§ Provided information:
# AnyLoc/AnyLoc

Hardware: NVIDIA H100
Metric: images/sec end-to-end DINOv2-VLAD descriptors (higher is better)
Workload: dtype f32-equivalent (tensor-core fp16 3-term split, fp32 accumulate)

## Files before the change

anyloc_b200/csrc/attention_wg.cu:

```cuda
#include <stdlib.h>
#include "tc_common.cuh"

namespace anyloc {
namespace awg {

using namespace tc;

__device__ __forceinline__ float ex2(float x) {
  float y; asm("ex2.approx.ftz.f32 %0, %1;" : "=f"(y) : "f"(x)); return y;
}

constexpr int BQ = 128, BKV = 64, HD = 64, THREADS = 384, STAGES = 4;
constexpr int TILE_BYTES = 64 * 128;

template <int FMT> struct Cfg {
  static constexpr int NT = Fmt<FMT>::LO ? 2 : 1;
  static constexpr int Q_BYTES = NT * 2 * TILE_BYTES;
  static constexpr int K_OFF = 0, V_OFF = NT * TILE_BYTES;
  static constexpr int STAGE_BYTES = 2 * NT * TILE_BYTES;
  static constexpr int BAR_OFF = Q_BYTES + STAGES * STAGE_BYTES;
  static constexpr int SMEM_BYTES = BAR_OFF + 256 + 1024 ;
};

template <int FMT, bool VARLEN>
__device__ __forceinline__ void attention_wg_cta(const CUtensorMap* tm_hi, const CUtensorMap* tm_lo, int T, int D,
                                                 void* __restrict__ o_hi_, void* __restrict__ o_lo_,
                                                 const VarlenAttnTable* tab) {
  using C = Cfg<FMT>;
  using F = Fmt<FMT>;
  constexpr bool PAIRS = F::LO;
  extern __shared__ uint8_t smem_raw[];
  uint8_t* smem = reinterpret_cast<uint8_t*>((reinterpret_cast<uintptr_t>(smem_raw) + 1023) & ~(uintptr_t)1023);
  uint64_t* full_bar = reinterpret_cast<uint64_t*>(smem + C::BAR_OFF);
  uint64_t* empty_bar = full_bar + STAGES;
  uint64_t* q_bar = empty_bar + STAGES;

  int qt = blockIdx.x;
  const int h = blockIdx.y;
  int img = blockIdx.z, row0 = 0;
  size_t out0 = (size_t)blockIdx.z * T;
  if constexpr (VARLEN) {
    int lo = 0, hi = tab->n - 1;
    while (lo < hi) {
      const int mid = (lo + hi + 1) >> 1;
      if (tab->tile0[mid] <= qt) lo = mid; else hi = mid - 1;
    }
    qt -= tab->tile0[lo]; T = tab->len[lo]; row0 = tab->row0[lo]; img = 0; out0 = (size_t)row0;
  }
  const int nblk = (T + BKV - 1) / BKV;
  const int active = min(2, (T - qt * BQ + 63) / 64);
  const int wg = threadIdx.x >> 7;

  if (threadIdx.x == 0) {
    asm volatile("prefetch.tensormap [%0];" ::"l"(tm_hi) : "memory");
    for (int s = 0; s < STAGES; ++s) { mbar_init(smem_u32(full_bar + s), 1); mbar_init(smem_u32(empty_bar + s), active); }
    mbar_init(smem_u32(q_bar), 1);
    asm volatile("fence.mbarrier_init.release.cluster;" ::: "memory");
  }
  __syncthreads();

  if (wg == 0) {
    setmaxnreg_dec<24>();
    if (threadIdx.x == 0) {
      const uint32_t qb = smem_u32(q_bar);
      mbar_expect_tx(qb, C::Q_BYTES);
      for (int a = 0; a < C::NT; ++a)
        for (int r = 0; r < 2; ++r)
          tma_load_3d(smem_u32(smem + (2 * a + r) * TILE_BYTES), a ? tm_lo : tm_hi, qb, h * HD,
                      row0 + qt * BQ + 64 * r, img);
      for (int j = 0; j < nblk; ++j) {
        const int stage = j % STAGES;
        mbar_wait(smem_u32(empty_bar + stage), ((j / STAGES) & 1) ^ 1);
        const uint32_t fb = smem_u32(full_bar + stage);
        mbar_expect_tx(fb, C::STAGE_BYTES);
        const uint32_t sb = smem_u32(smem + C::Q_BYTES + stage * C::STAGE_BYTES);
        for (int a = 0; a < C::NT; ++a) {
          tma_load_3d(sb + C::K_OFF + a * TILE_BYTES, a ? tm_lo : tm_hi, fb, D + h * HD, row0 + j * BKV, img);
          tma_load_3d(sb + C::V_OFF + a * TILE_BYTES, a ? tm_lo : tm_hi, fb, 2 * D + h * HD, row0 + j * BKV, img);
        }
      }
    }
    return;
  }

  setmaxnreg_inc<240>();
  const int cw = wg - 1;
  if (qt * BQ + cw * 64 >= T) return;
  const int t = threadIdx.x & 127, warp = t >> 5, lane = t & 31, g = lane >> 2, t4 = lane & 3;
  constexpr bool SCALED = F::SCALED;
  const float P_SCALE = SCALED ? 1024.0f : 1.0f;
  const float kScale = 0.125f * 1.4426950408889634f * (SCALED ? 1.0f / (kActScale * kActScale) : 1.0f);
  auto logit = [&](float s) {
    if constexpr (SCALED) return fmaf(s, kScale, s * 0.0f);
    else return s * kScale;
  };

  const uint32_t q_base = smem_u32(smem) + cw * TILE_BYTES;
  const uint64_t dq_hi = make_desc(q_base), dq_lo = make_desc(q_base + 2 * TILE_BYTES);
  auto stage_addr = [&](int j) { return smem_u32(smem + C::Q_BYTES + (j % STAGES) * C::STAGE_BYTES); };

  auto issue_s = [&](float* s, int j) {
    const uint32_t sb = stage_addr(j);
    const uint64_t dk_hi = make_desc(sb + C::K_OFF), dk_lo = make_desc(sb + C::K_OFF + TILE_BYTES);
    fence_regs<32>(s);
    wgmma_fence();
#pragma unroll
    for (int k = 0; k < 4; ++k) {
      const uint64_t adv = (uint64_t)((k * 32) >> 4);
      wgmma_m64n64_ss<FMT>(s, dq_hi + adv, dk_hi + adv, k != 0 ? 1u : 0u);
      if constexpr (PAIRS) {
        wgmma_m64n64_ss<FMT>(s, dq_lo + adv, dk_hi + adv, 1u);
        wgmma_m64n64_ss<FMT>(s, dq_hi + adv, dk_lo + adv, 1u);
      }
    }
    wgmma_commit();
    fence_regs<32>(s);
  };

  float o[32];
#pragma unroll
  for (int i = 0; i < 32; ++i) o[i] = 0.f;
  float m0 = -INFINITY, m1 = -INFINITY, l0 = 0.f, l1 = 0.f;

  auto block = [&](float* sc, float* sn, int j) {
    if (j + 1 < nblk) {
      mbar_wait(smem_u32(full_bar + (j + 1) % STAGES), ((j + 1) / STAGES) & 1);
      issue_s(sn, j + 1);
    }
    float p[32];
#pragma unroll
    for (int i = 0; i < 32; ++i) p[i] = sc[i];
    float mx0 = m0, mx1 = m1;
#pragma unroll
    for (int nt = 0; nt < 8; ++nt) {
      const int key = j * BKV + nt * 8 + 2 * t4;
#pragma unroll
      for (int e = 0; e < 2; ++e) {
        const bool live = key + e < T;
        p[4 * nt + e] = live ? logit(p[4 * nt + e]) : -INFINITY;
        p[4 * nt + 2 + e] = live ? logit(p[4 * nt + 2 + e]) : -INFINITY;
        mx0 = fmaxf(mx0, p[4 * nt + e]); mx1 = fmaxf(mx1, p[4 * nt + 2 + e]);
      }
    }
    mx0 = fmaxf(mx0, __shfl_xor_sync(0xffffffffu, mx0, 1)); mx0 = fmaxf(mx0, __shfl_xor_sync(0xffffffffu, mx0, 2));
    mx1 = fmaxf(mx1, __shfl_xor_sync(0xffffffffu, mx1, 1)); mx1 = fmaxf(mx1, __shfl_xor_sync(0xffffffffu, mx1, 2));
    const float alpha0 = ex2(m0 - mx0), alpha1 = ex2(m1 - mx1);
    m0 = mx0; m1 = mx1;
    float r0 = 0.f, r1 = 0.f;
#pragma unroll
    for (int nt = 0; nt < 8; ++nt) {
      p[4 * nt + 0] = ex2(p[4 * nt + 0] - mx0); p[4 * nt + 1] = ex2(p[4 * nt + 1] - mx0);
      p[4 * nt + 2] = ex2(p[4 * nt + 2] - mx1); p[4 * nt + 3] = ex2(p[4 * nt + 3] - mx1);
      r0 += p[4 * nt + 0] + p[4 * nt + 1]; r1 += p[4 * nt + 2] + p[4 * nt + 3];
    }
    l0 = l0 * alpha0 + r0; l1 = l1 * alpha1 + r1;

    uint32_t ph[4][4], pl[4][4];
#pragma unroll
    for (int ks = 0; ks < 4; ++ks) {
#pragma unroll
      for (int i = 0; i < 4; ++i) {
        F::pack2(p[8 * ks + 2 * i] * P_SCALE, p[8 * ks + 2 * i + 1] * P_SCALE, ph[ks][i], pl[ks][i]);
      }
    }
    const uint32_t sb = stage_addr(j);
    if constexpr (VARLEN) {
      const int rem = T - j * BKV;
      if (rem < BKV) {
        const int pieces = (BKV - rem) * 8;
        for (int i = cw * 128 + t; i < C::NT * pieces; i += active * 128) {
          const int a = i / pieces, r = rem + (i % pieces) / 8;
          asm volatile("st.shared.v4.u32 [%0], {%1, %1, %1, %1};" ::"r"(sb + C::V_OFF + a * TILE_BYTES + r * 128 +
                                                                          (i % 8) * 16), "r"(0u) : "memory");
        }
        fence_proxy_async_smem();
        named_bar_sync<1>(active * 128);
      }
    }
    const uint64_t dv_hi = make_desc_mn(sb + C::V_OFF), dv_lo = make_desc_mn(sb + C::V_OFF + TILE_BYTES);
    float pv[32];
#pragma unroll
    for (int i = 0; i < 32; ++i) pv[i] = 0.f;
    fence_regs<32>(pv);
    wgmma_fence();
#pragma unroll
    for (int ks = 0; ks < 4; ++ks) {
      const uint64_t adv = (uint64_t)((ks * 2048) >> 4);
      wgmma_m64n64_rs_tb<FMT>(pv, ph[ks], dv_hi + adv, ks != 0 ? 1u : 0u);
      if constexpr (PAIRS) {
        wgmma_m64n64_rs_tb<FMT>(pv, pl[ks], dv_hi + adv, 1u);
        wgmma_m64n64_rs_tb<FMT>(pv, ph[ks], dv_lo + adv, 1u);
      }
    }
    wgmma_commit();
    fence_regs<32>(pv);
    wgmma_wait<0>();
    fence_regs<32>(pv);
    fence_regs<32>(sn);
    if (t == 0) mbar_arrive(smem_u32(empty_bar + j % STAGES));
#pragma unroll
    for (int nd = 0; nd < 8; ++nd) {
      o[4 * nd + 0] = o[4 * nd + 0] * alpha0 + pv[4 * nd + 0]; o[4 * nd + 1] = o[4 * nd + 1] * alpha0 + pv[4 * nd + 1];
      o[4 * nd + 2] = o[4 * nd + 2] * alpha1 + pv[4 * nd + 2]; o[4 * nd + 3] = o[4 * nd + 3] * alpha1 + pv[4 * nd + 3];
    }
  };

  float sa[32], sb[32];
  mbar_wait(smem_u32(q_bar), 0);
  mbar_wait(smem_u32(full_bar), 0);
  issue_s(sa, 0);
  wgmma_wait<0>();
  fence_regs<32>(sa);
  for (int j = 0; j < nblk; j += 2) {
    block(sa, sb, j);
    if (j + 1 < nblk) block(sb, sa, j + 1);
  }

  l0 += __shfl_xor_sync(0xffffffffu, l0, 1); l0 += __shfl_xor_sync(0xffffffffu, l0, 2);
  l1 += __shfl_xor_sync(0xffffffffu, l1, 1); l1 += __shfl_xor_sync(0xffffffffu, l1, 2);
  const float inv0 = 1.0f / (l0 * P_SCALE), inv1 = 1.0f / (l1 * P_SCALE);
  const int q0 = qt * BQ + cw * 64 + warp * 16 + g;
#pragma unroll
  for (int half = 0; half < 2; ++half) {
    const int q = q0 + 8 * half;
    if (q >= T) continue;
    const float inv = half ? inv1 : inv0;
    const size_t off = (out0 + q) * (size_t)D + (size_t)h * HD + 2 * t4;
#pragma unroll
    for (int nd = 0; nd < 8; ++nd) {
      uint32_t hh, ll;
      F::pack2(o[4 * nd + 2 * half] * inv, o[4 * nd + 2 * half + 1] * inv, hh, ll);
      *reinterpret_cast<uint32_t*>(reinterpret_cast<typename F::T*>(o_hi_) + off + nd * 8) = hh;
      if constexpr (F::LO) *reinterpret_cast<uint32_t*>(reinterpret_cast<typename F::T*>(o_lo_) + off + nd * 8) = ll;
    }
  }
}
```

§ Problem to work on: In the records above, find each line holding "STAGES" and copy it.

§ Completed task:
constexpr int BQ = 128, BKV = 64, HD = 64, THREADS = 384, STAGES = 4;
  static constexpr int BAR_OFF = Q_BYTES + STAGES * STAGE_BYTES;
  uint64_t* empty_bar = full_bar + STAGES;
  uint64_t* q_bar = empty_bar + STAGES;
    for (int s = 0; s < STAGES; ++s) { mbar_init(smem_u32(full_bar + s), 1); mbar_init(smem_u32(empty_bar + s), active); }
        const int stage = j % STAGES;
        mbar_wait(smem_u32(empty_bar + stage), ((j / STAGES) & 1) ^ 1);
  auto stage_addr = [&](int j) { return smem_u32(smem + C::Q_BYTES + (j % STAGES) * C::STAGE_BYTES); };
      mbar_wait(smem_u32(full_bar + (j + 1) % STAGES), ((j + 1) / STAGES) & 1);
    if (t == 0) mbar_arrive(smem_u32(empty_bar + j % STAGES));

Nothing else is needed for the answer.